Dass sich da viel aufgestaut hatte, zeigte sich auf dem Bundesparteitag der CDU im Dezember in Karlsruhe. Der Parteitag hatte eigentlich nur ein Thema: die Flüchtlingskrise. Alles drehte sich darum. Nur nicht in Carsten Linnemanns Rede. Der nutzte das Forum für den Hinweis, dass es „hochgradig gefährlich“ sei, nicht mit zu bedenken, dass das Land wirtschaftlich stark bleiben müsse, um die neuen Herausforderungen auch stemmen zu können.

„Was machen wir für das Investitionsklima, für die Wettbewerbsfähigkeit?“, fragte er. Die Antwort wurde nachgereicht: Die Koalition hat längst die nächste Runde der Verteilungspolitik eingeläutet und diskutiert wieder munter über das Rentenniveau.

Gebündelte Macht

Warum ist das so? „Zeiten großer Koalitionen sind für Ordnungspolitiker schwierige Zeiten“, sagt Linnemann.
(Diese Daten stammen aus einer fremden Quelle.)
+__global__ void latent_qsample_kernel(const float* __restrict__ latent, const float* __restrict__ eps, const float* __restrict__ nz,
+                                      const int64_t* __restrict__ t, const float* __restrict__ tab_a,
+                                      const float* __restrict__ tab_s, int T, float scale, float t_mul,
+                                      float* __restrict__ x0, float* __restrict__ xt, float* __restrict__ t_scaled, int64_t n) {
+    const int b = blockIdx.y;
+    const int64_t tt = t[b];
+    const bool ok = tt >= 0 && tt < T;
+    const float a = ok ? tab_a[tt] : __builtin_nanf("");
+    const float c = ok ? tab_s[tt] : __builtin_nanf("");
+    if (t_scaled && blockIdx.x == 0 && threadIdx.x == 0) t_scaled[b] = (float)tt * t_mul;
+    const float* mr = latent + (int64_t)b * 2 * n;
+    const float* sr = mr + n;
+    const float* er = eps + (int64_t)b * n;
+    const float* nr = nz + (int64_t)b * n;
+    float* x0r = x0 + (int64_t)b * n;
+    float* xtr = xt + (int64_t)b * n;
+    const int64_t n4 = ((n & 3) == 0) ? n / 4 : 0;
+    for (int64_t i = blockIdx.x * (int64_t)blockDim.x + threadIdx.x; i < n4; i += (int64_t)gridDim.x * blockDim.x) {
+        const f32x4 xs = (load4(mr + 4 * i) + load4(sr + 4 * i) * load4(er + 4 * i)) * scale;
+        store4(x0r + 4 * i, xs);
+        store4(xtr + 4 * i, a * xs + c * load4(nr + 4 * i));
+    }
+    for (int64_t i = n4 * 4 + blockIdx.x * (int64_t)blockDim.x + threadIdx.x; i < n; i += (int64_t)gridDim.x * blockDim.x) {
+        const float xs = (mr[i] + sr[i] * er[i]) * scale;
+        x0r[i] = xs;
+        xtr[i] = a * xs + c * nr[i];
+    }
+}
+
+extern "C" int vaw_latent_qsample(const float* latent, const float* eps, const float* noise, const int64_t* t, const float* tab_a,
+                                  const float* tab_s, int num_timesteps, float latent_scale, float t_mul, float* x_start,
+                                  float* x_t, float* t_scaled, int B, int64_t per_sample, vaw_stream stream) {
+    VAW_CHECK_ARG(B > 0 && B < 65536 && per_sample > 0 && num_timesteps > 0, "latent_qsample: bad sizes B=%d n=%ld", B, (long)per_sample);
+    VAW_CHECK_ARG(latent && eps && noise && t && tab_a && tab_s && x_start && x_t, "latent_qsample: null operand");
+    VAW_CHECK_ARG((((uintptr_t)latent | (uintptr_t)eps | (uintptr_t)noise | (uintptr_t)x_start | (uintptr_t)x_t) & 15) == 0,
+                  "latent_qsample: operands must be 16-byte aligned");
+    int gx = stream_grid(per_sample / 4 + 1, 256);
+    dim3 grid(gx > 64 ? 64 : gx, B);
+    latent_qsample_kernel<<<grid, 256, 0, (hipStream_t)stream>>>(latent, eps, noise, t, tab_a, tab_s, num_timesteps, latent_scale,
+                                                                 t_mul, x_start, x_t, t_scaled, per_sample);
+    VAW_CHECK_LAUNCH("latent_qsample");
+    return VAW_OK;
+}
+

Gegen die gebündelte Macht von SPD und eigenen CDU-Sozialpolitikern ist schwer etwas durchzusetzen. Aber der Zeitgeist hat sich auch gedreht. Das marktliberale Pathos, mit dem ein Friedrich Merz 2003 in Leipzig einen ganzen Bundesparteitag der CDU in Hypnose reden konnte, verfängt nicht mehr.

„Generell gilt, dass die Politik seit Jahren mehr und mehr Abschied von marktwirtschaftlichen Prinzipien genommen hat“, glaubt Linnemann. Damit will er seine eigene Partei nicht entschuldigen. „Seit 2005 redet die CDU immer weniger über marktwirtschaftliche Reformen. Wir wenden den marktwirtschaftlichen Kompass, der doch zu unserem Markenkern gehören muss, nicht mehr hinreichend an.“

Was zu einem mehr als ernüchternden Fazit führt. Christian von Stetten hat deshalb auch schon eine Bilanz der vier Jahre großer Koalition parat: „Schlecht verhandelter Koalitionsvertrag, vier verlorene Jahre für die Wirtschaft.“ Die nächste Niederlage ist auch schon programmiert: Die Flat-Tax in der Erbschaftssteuer – mit der SPD ist sie nicht zu machen.